Start of Block

# tudelft-iv/CCVPE

Measured on NVIDIA B200. Metric: VIGOR pairs/sec (CVM_VIGOR forward + pose decode, 320x640 panorama + 512x512 aerial), higher is better.
Workload: dtype bf16

## Files before the change

ccvpe_b200/csrc/encoder_ops.cu:

```cuda
#include <cstdlib>
#include <cstring>

#include "common.cuh"

namespace ccvpe {

constexpr float kSeFixedScale = 1048576.f;
__device__ __forceinline__ unsigned long long se_fixed(float v) {
  return (unsigned long long)__float2ll_rn(v * kSeFixedScale);
}

__global__ void __launch_bounds__(256)
bias_silu_nhwc_kernel(const __nv_bfloat16* __restrict__ x, const __nv_bfloat16* __restrict__ bias,
                      __nv_bfloat16* __restrict__ y, int64_t y_sb, int64_t y_sh, int64_t y_sw, int H, int W, int C,
                      int pix_per_block, long long* __restrict__ chan_sum) {
  extern __shared__ unsigned long long s_sum[];
  const int G = C >> 3;
  const int lanes = blockDim.x / G;
  const int cg = threadIdx.x % G, pl = threadIdx.x / G;
  const int b = blockIdx.y;
  const int HW = H * W;
  const int p_lo = blockIdx.x * pix_per_block;
  const int p_hi = min(HW, p_lo + pix_per_block);
  if (chan_sum) {
    for (int c = threadIdx.x; c < C; c += blockDim.x) s_sum[c] = 0ull;
    __syncthreads();
  }
  float bv[8] = {0.f, 0.f, 0.f, 0.f, 0.f, 0.f, 0.f, 0.f};
  if (bias && pl < lanes) {
    uint4 q = *reinterpret_cast<const uint4*>(bias + cg * 8);
    const __nv_bfloat162* h = reinterpret_cast<const __nv_bfloat162*>(&q);
#pragma unroll
    for (int j = 0; j < 4; ++j) {
      float2 f = __bfloat1622float2(h[j]);
      bv[2 * j] = f.x;
      bv[2 * j + 1] = f.y;
    }
  }
  float acc[8] = {0.f, 0.f, 0.f, 0.f, 0.f, 0.f, 0.f, 0.f};
  if (pl < lanes) {
    const __nv_bfloat16* xb = x + (int64_t)b * HW * C + cg * 8;
    __nv_bfloat16* yb = y + (int64_t)b * y_sb + cg * 8;
    constexpr int U = 4;
    for (int p0 = p_lo + pl; p0 < p_hi; p0 += lanes * U) {
      uint4 q[U];
#pragma unroll
      for (int u = 0; u < U; ++u) {
        const int p = p0 + u * lanes;
        if (p < p_hi) q[u] = __ldcs(reinterpret_cast<const uint4*>(xb + (int64_t)p * C));
      }
#pragma unroll
      for (int u = 0; u < U; ++u) {
        const int p = p0 + u * lanes;
        if (p >= p_hi) break;
        __nv_bfloat162* h = reinterpret_cast<__nv_bfloat162*>(&q[u]);
#pragma unroll
        for (int j = 0; j < 4; ++j) {
          float2 f = __bfloat1622float2(h[j]);
          float a0 = f.x + bv[2 * j], a1 = f.y + bv[2 * j + 1];
          a0 = __fdividef(a0, 1.f + __expf(-a0));
          a1 = __fdividef(a1, 1.f + __expf(-a1));
          h[j] = __floats2bfloat162_rn(a0, a1);
          if (chan_sum) {
            float2 r = __bfloat1622float2(h[j]);
            acc[2 * j] += r.x;
            acc[2 * j + 1] += r.y;
          }
        }
        const int hh = p / W, ww = p - hh * W;
        *reinterpret_cast<uint4*>(yb + hh * y_sh + ww * y_sw) = q[u];
      }
    }
  }
  if (chan_sum) {
    if (pl < lanes) {
#pragma unroll
      for (int j = 0; j < 8; ++j) atomicAdd(&s_sum[cg * 8 + j], se_fixed(acc[j]));
    }
    __syncthreads();
    for (int c = threadIdx.x; c < C; c += blockDim.x)
      atomicAdd(reinterpret_cast<unsigned long long*>(chan_sum) + (int64_t)b * C + c, s_sum[c]);
  }
}

}

extern "C" int ccvpe_bias_silu_nhwc(const void* x, const void* bias, void* y, int64_t y_sb, int64_t y_sh, int64_t y_sw,
                                    int B, int H, int W, int C, int64_t* chan_sum, void* stream) {
  using namespace ccvpe;
  CCVPE_REQUIRE(x && y, "ccvpe_bias_silu_nhwc: null pointer");
  CCVPE_REQUIRE(B > 0 && H > 0 && W > 0 && C > 0 && C % 8 == 0 && C <= 2048, "ccvpe_bias_silu_nhwc: bad shape B=%d H=%d W=%d C=%d",
                B, H, W, C);
  CCVPE_REQUIRE(aligned16(x) && aligned16(y) && aligned16(bias), "ccvpe_bias_silu_nhwc: pointers must be 16-byte aligned");
  CCVPE_REQUIRE(y_sw % 8 == 0 && y_sh % 8 == 0 && y_sb % 8 == 0, "ccvpe_bias_silu_nhwc: output strides must be multiples of 8");
  const int G = C / 8;
  CCVPE_REQUIRE(G <= 256, "ccvpe_bias_silu_nhwc: C too large");
  const int lanes = 256 / G;
  const int64_t HW = (int64_t)H * W;
  int blocks_x = (int)((8LL * sm_count() + B - 1) / B);
  int64_t ppb = (HW + blocks_x - 1) / blocks_x;
  ppb = (ppb + lanes - 1) / lanes * lanes;
  if (ppb < lanes) ppb = lanes;
  blocks_x = (int)((HW + ppb - 1) / ppb);
  bias_silu_nhwc_kernel<<<dim3(blocks_x, B), 256, chan_sum ? C * sizeof(unsigned long long) : 0, (cudaStream_t)stream>>>(
      (const __nv_bfloat16*)x, (const __nv_bfloat16*)bias, (__nv_bfloat16*)y, y_sb, y_sh, y_sw, H, W, C, (int)ppb, reinterpret_cast<long long*>(chan_sum));
  CCVPE_LAUNCH_CHECK("bias_silu_nhwc_kernel");
  return CCVPE_OK;
}
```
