template <int NT1, int NT2, int MODE>
__global__ void __launch_bounds__(dw2_threads(NT2), 1) dw2_kernel(Dw2Args a) {
    using G = Dw2<NT1, NT2, MODE>;
    constexpr bool FAC = G::FAC;
    __shared__ float S[kStages * G::kStageFloats];
    const int t = threadIdx.x, lane = t & 63, w = t >> 6, h = lane >> 5, r = lane & 31;
    const int wr = w / G::WC, wc = w % G::WC;
    const uint32_t k_begin = a.col0 + blockIdx.x * a.kb;
    const uint32_t k_end = min(k_begin + a.kb, a.col0 + a.ncols);
    const int iters = k_end > k_begin ? (int)((k_end - k_begin) / kBK) : 0;
    const int c0 = (int)blockIdx.y * G::H2h;

    const int ws = __builtin_amdgcn_readfirstlane(w);
    const auto glds_index = [&](int i) {
        const int g = ws + G::kW * i;
        return g < G::kGlds ? g : G::kGlds - 1;
    };
    const float* src[G::kGldsPerWave];
#pragma unroll
    for (int i = 0; i < G::kGldsPerWave; i++) {
        const int g = glds_index(i);
        if (FAC && g == G::kRowGlds) {
            src[i] = a.d2t + (size_t)(k_begin / kBK) * 256 + 4 * lane;
        } else {
            const int row = 16 * g + (lane >> 2);
            const int chunk = (lane & 3) ^ ((lane >> 4) & 3);
            const float* base = row < G::H1 ? a.a1t + row * kBK : a.d2t + (row - G::H1 + c0) * kBK;
            src[i] = base + (size_t)(k_begin / kBK) * G::RB * kBK + 4 * chunk;
        }
    }
    const auto issue_to = [&](int slot, int stage_idx) {
        float* dst = S + slot * G::kStageFloats;
#pragma unroll
        for (int i = 0; i < G::kGldsPerWave; i++) {
            const int g = glds_index(i);
            const uint32_t stride = (FAC && g == G::kRowGlds) ? 256u : (uint32_t)(G::RB * kBK);
            glds16(src[i] + (size_t)stage_idx * stride, dst + 16 * g * kBK);
        }
    };

    floatx16 acc[G::TR][G::TC];
#pragma unroll
    for (int i = 0; i < G::TR; i++)
#pragma unroll
        for (int j = 0; j < G::TC; j++) acc[i][j] = floatx16{};
    const bool rows_mine = NT1 >= G::WR || wr == 0, cols_mine = G::NT2h >= G::WC || wc == 0;
    const int drow = G::H1 + (t < G::H2h ? t : G::H2h - 1);
    const int dunit = c0 + (t < G::H2h ? t : G::H2h - 1);
    float dsum = 0.0f;
    float4 w3d = make_float4(0.f, 0.f, 0.f, 0.f), w3c[G::TC];
    if constexpr (MODE == 2) {
        const float4* w3v = reinterpret_cast<const float4*>(a.w3);
        w3d = w3v[dunit];
#pragma unroll
        for (int j = 0; j < G::TC; j++) w3c[j] = w3v[c0 + 32 * ((G::NT2h >= G::WC ? wc : 0) * G::TC + j) + r];
    }
    const auto d2_of = [](const float4 g, const float4 w, bool m) {
        float dh = g.x * w.x;
        dh = fmaf(g.y, w.y, dh);
        dh = fmaf(g.z, w.z, dh);
        dh = fmaf(g.w, w.w, dh);
        return dh * (m ? 1.0f : 0.0f);
    };

    struct Planes {
        bf16x8 a0[G::TR], a1[G::TR], a2[G::TR], b0[G::TC], b1[G::TC], b2[G::TC];
    };
    typedef unsigned int u32x4 __attribute__((ext_vector_type(4)));
    const auto load = [&](const float* st, Planes& p) {
        if constexpr (MODE == 2) {
            const float* rec = st + G::kRows * kBK;
            const uint16_t* mw = reinterpret_cast<const uint16_t*>(rec);
            const float4* gv = reinterpret_cast<const float4*>(rec + 128);
            {
                const uint32_t m = mw[dunit];
#pragma unroll
                for (int e = 0; e < 16; e++) dsum += d2_of(gv[e], w3d, (m >> e) & 1u);
            }
            if (rows_mine && cols_mine) {
#pragma unroll
                for (int i = 0; i < G::TR; i++) {
                    float v[8];
                    read_frag(st, 32 * (wr * G::TR + i) + r, h, v);
                    split3(v, p.a0[i], p.a1[i], p.a2[i]);
                }
                float4 gk[8];
#pragma unroll
                for (int e = 0; e < 8; e++) gk[e] = gv[8 * h + e];
#pragma unroll
                for (int j = 0; j < G::TC; j++) {
                    const uint32_t m = (uint32_t)mw[c0 + 32 * (wc * G::TC + j) + r] >> (8 * h);
                    float v[8];
#pragma unroll
                    for (int e = 0; e < 8; e++) v[e] = d2_of(gk[e], w3c[j], (m >> e) & 1u);
                    split3(v, p.b0[j], p.b1[j], p.b2[j]);
                }
            }
            return;
        }
        if constexpr (MODE == 1) {
            const float* rec = st + G::kRows * kBK;
            const uint16_t* mw = reinterpret_cast<const uint16_t*>(rec);
            const float* gv = rec + 128;
            {
                const uint32_t m = mw[dunit];
#pragma unroll
                for (int c = 0; c < 4; c++) {
                    const float4 x = *reinterpret_cast<const float4*>(gv + 4 * c);
                    dsum += ((m >> (4 * c + 0)) & 1u) ? x.x : 0.0f;
                    dsum += ((m >> (4 * c + 1)) & 1u) ? x.y : 0.0f;
                    dsum += ((m >> (4 * c + 2)) & 1u) ? x.z : 0.0f;
                    dsum += ((m >> (4 * c + 3)) & 1u) ? x.w : 0.0f;
                }
            }
            if (rows_mine && cols_mine) {
                const float4 g0 = *reinterpret_cast<const float4*>(gv + 8 * h);
                const float4 g1 = *reinterpret_cast<const float4*>(gv + 8 * h + 4);
                const float gk[8] = {g0.x, g0.y, g0.z, g0.w, g1.x, g1.y, g1.z, g1.w};
#pragma unroll
                for (int i = 0; i < G::TR; i++) {
                    float v[8];
                    read_frag(st, 32 * (wr * G::TR + i) + r, h, v);
#pragma unroll
                    for (int e = 0; e < 8; e++) v[e] *= gk[e];
                    split3(v, p.a0[i], p.a1[i], p.a2[i]);
                }
#pragma unroll
                for (int j = 0; j < G::TC; j++) {
                    const uint32_t m = (uint32_t)mw[c0 + 32 * (wc * G::TC + j) + r] >> (8 * h);
                    u32x4 q;
#pragma unroll
                    for (int e = 0; e < 4; e++)
                        q[e] = (((m >> (2 * e)) & 1u) * 0x3F80u) | (((m >> (2 * e + 1)) & 1u) * 0x3F800000u);
                    p.b0[j] = __builtin_bit_cast(bf16x8, q);
                }
            }
            return;
        }
        const float* rowp = st + drow * kBK;
#pragma unroll
        for (int c = 0; c < 4; c++) {
            const float4 x = *reinterpret_cast<const float4*>(rowp + 4 * c);
            dsum += x.x;
            dsum += x.y;
            dsum += x.z;
            dsum += x.w;
        }
        if (rows_mine && cols_mine) {
#pragma unroll
            for (int i = 0; i < G::TR; i++) {
                float v[8];
                read_frag(st, 32 * (wr * G::TR + i) + r, h, v);
                split3(v, p.a0[i], p.a1[i], p.a2[i]);
            }
#pragma unroll
            for (int j = 0; j < G::TC; j++) {
                float v[8];
                read_frag(st, G::H1 + 32 * (wc * G::TC + j) + r, h, v);
                split3(v, p.b0[j], p.b1[j], p.b2[j]);
            }
        }
    };
    const auto mfma = [&](const Planes& p) {
        if (rows_mine && cols_mine) {
#pragma unroll
            for (int i = 0; i < G::TR; i++)
#pragma unroll
                for (int j = 0; j < G::TC; j++) {
                    floatx16 c = acc[i][j];
                    if constexpr (MODE == 1) {
                        c = __builtin_amdgcn_mfma_f32_32x32x16_bf16(p.a2[i], p.b0[j], c, 0, 0, 0);
                        c = __builtin_amdgcn_mfma_f32_32x32x16_bf16(p.a1[i], p.b0[j], c, 0, 0, 0);
                        c = __builtin_amdgcn_mfma_f32_32x32x16_bf16(p.a0[i], p.b0[j], c, 0, 0, 0);
                        acc[i][j] = c;
                        continue;
                    }
                    c = __builtin_amdgcn_mfma_f32_32x32x16_bf16(p.a2[i], p.b0[j], c, 0, 0, 0);
                    c = __builtin_amdgcn_mfma_f32_32x32x16_bf16(p.a1[i], p.b1[j], c, 0, 0, 0);
                    c = __builtin_amdgcn_mfma_f32_32x32x16_bf16(p.a0[i], p.b2[j], c, 0, 0, 0);
                    c = __builtin_amdgcn_mfma_f32_32x32x16_bf16(p.a1[i], p.b0[j], c, 0, 0, 0);
                    c = __builtin_amdgcn_mfma_f32_32x32x16_bf16(p.a0[i], p.b1[j], c, 0, 0, 0);
                    c = __builtin_amdgcn_mfma_f32_32x32x16_bf16(p.a0[i], p.b0[j], c, 0, 0, 0);
                    acc[i][j] = c;
                }
        }
    };
    const auto step = [&](int it, const Planes& cur, Planes& nxt) {
        const int q = it + 1 + kAhead;
        issue_to(q % kStages, q < iters ? q : iters - 1);
        asm volatile("s_waitcnt vmcnt(%0)" ::"n"(kAhead * G::kGldsPerWave) : "memory");
        __builtin_amdgcn_s_barrier();
        asm volatile("" ::: "memory");
        load(S + ((it + 1) % kStages) * G::kStageFloats, nxt);
        mfma(cur);
        constexpr int kMfma = (MODE == 1 ? 3 : 6) * G::TR * G::TC;
        __builtin_amdgcn_sched_group_barrier(0x100, 8, 0);
#pragma unroll
        for (int m = 0; m < kMfma; m++) {
            __builtin_amdgcn_sched_group_barrier(0x008, 1, 0);
            __builtin_amdgcn_sched_group_barrier(0x100, 1, 0);
            __builtin_amdgcn_sched_group_barrier(0x002, 4, 0);
        }
    };

    if constexpr (G::WIDE) {
        Planes pa;
        if (iters > 0) {
#pragma unroll
            for (int q = 0; q < kAhead; q++) issue_to(q, q < iters ? q : iters - 1);
            for (int it = 0; it < iters; it++) {
                const int q = it + kAhead;
                issue_to(q % kStages, q < iters ? q : iters - 1);
                asm volatile("s_waitcnt vmcnt(%0)" ::"n"(kAhead * G::kGldsPerWave) : "memory");
                __builtin_amdgcn_s_barrier();
                asm volatile("" ::: "memory");
                load(S + (it % kStages) * G::kStageFloats, pa);
                mfma(pa);
            }
            asm volatile("s_waitcnt vmcnt(0)" ::: "memory");
        }
    } else {
    Planes pa, pb;
    if (iters > 0) {
#pragma unroll
        for (int q = 0; q <= kAhead; q++) issue_to(q, q < iters ? q : iters - 1);
        asm volatile("s_waitcnt vmcnt(%0)" ::"n"(kAhead * G::kGldsPerWave) : "memory");
        __builtin_amdgcn_s_barrier();
        asm volatile("" ::: "memory");
        load(S, pa);
        int it = 0;
        for (; it + 2 < iters; it += 2) {
            step(it, pa, pb);
            step(it + 1, pb, pa);
        }
        if (it + 1 < iters) {
            step(it, pa, pb);
            mfma(pb);
        } else {
            mfma(pa);
        }
        asm volatile("s_waitcnt vmcnt(0)" ::: "memory");
    }
    }
    float* out = a.part + (size_t)blockIdx.x * (G::H1 + 1) * G::H2;
    if (rows_mine && cols_mine) {
#pragma unroll
        for (int j = 0; j < G::TC; j++) {
            const float ws = MODE == 1 ? a.w3[c0 + 32 * (wc * G::TC + j) + r] : 1.0f;
#pragma unroll
            for (int i = 0; i < G::TR; i++)
#pragma unroll
                for (int q = 0; q < 16; q++)
                    out[(size_t)(32 * (wr * G::TR + i) + acc_row(q, h)) * G::H2 + c0 + 32 * (wc * G::TC + j) + r] =
                        MODE == 1 ? acc[i][j][q] * ws : acc[i][j][q];
        }
    }
    if (t < G::H2h) out[(size_t)G::H1 * G::H2 + dunit] = MODE == 1 ? dsum * a.w3[dunit] : dsum;
}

End of Block

WHAT YOU HAVE TO DO: Each line above that contains the string "kStages" should be copied.

SOLVED EXERCISE:
    __shared__ float S[kStages * G::kStageFloats];
        issue_to(q % kStages, q < iters ? q : iters - 1);
        load(S + ((it + 1) % kStages) * G::kStageFloats, nxt);
                issue_to(q % kStages, q < iters ? q : iters - 1);
                load(S + (it % kStages) * G::kStageFloats, pa);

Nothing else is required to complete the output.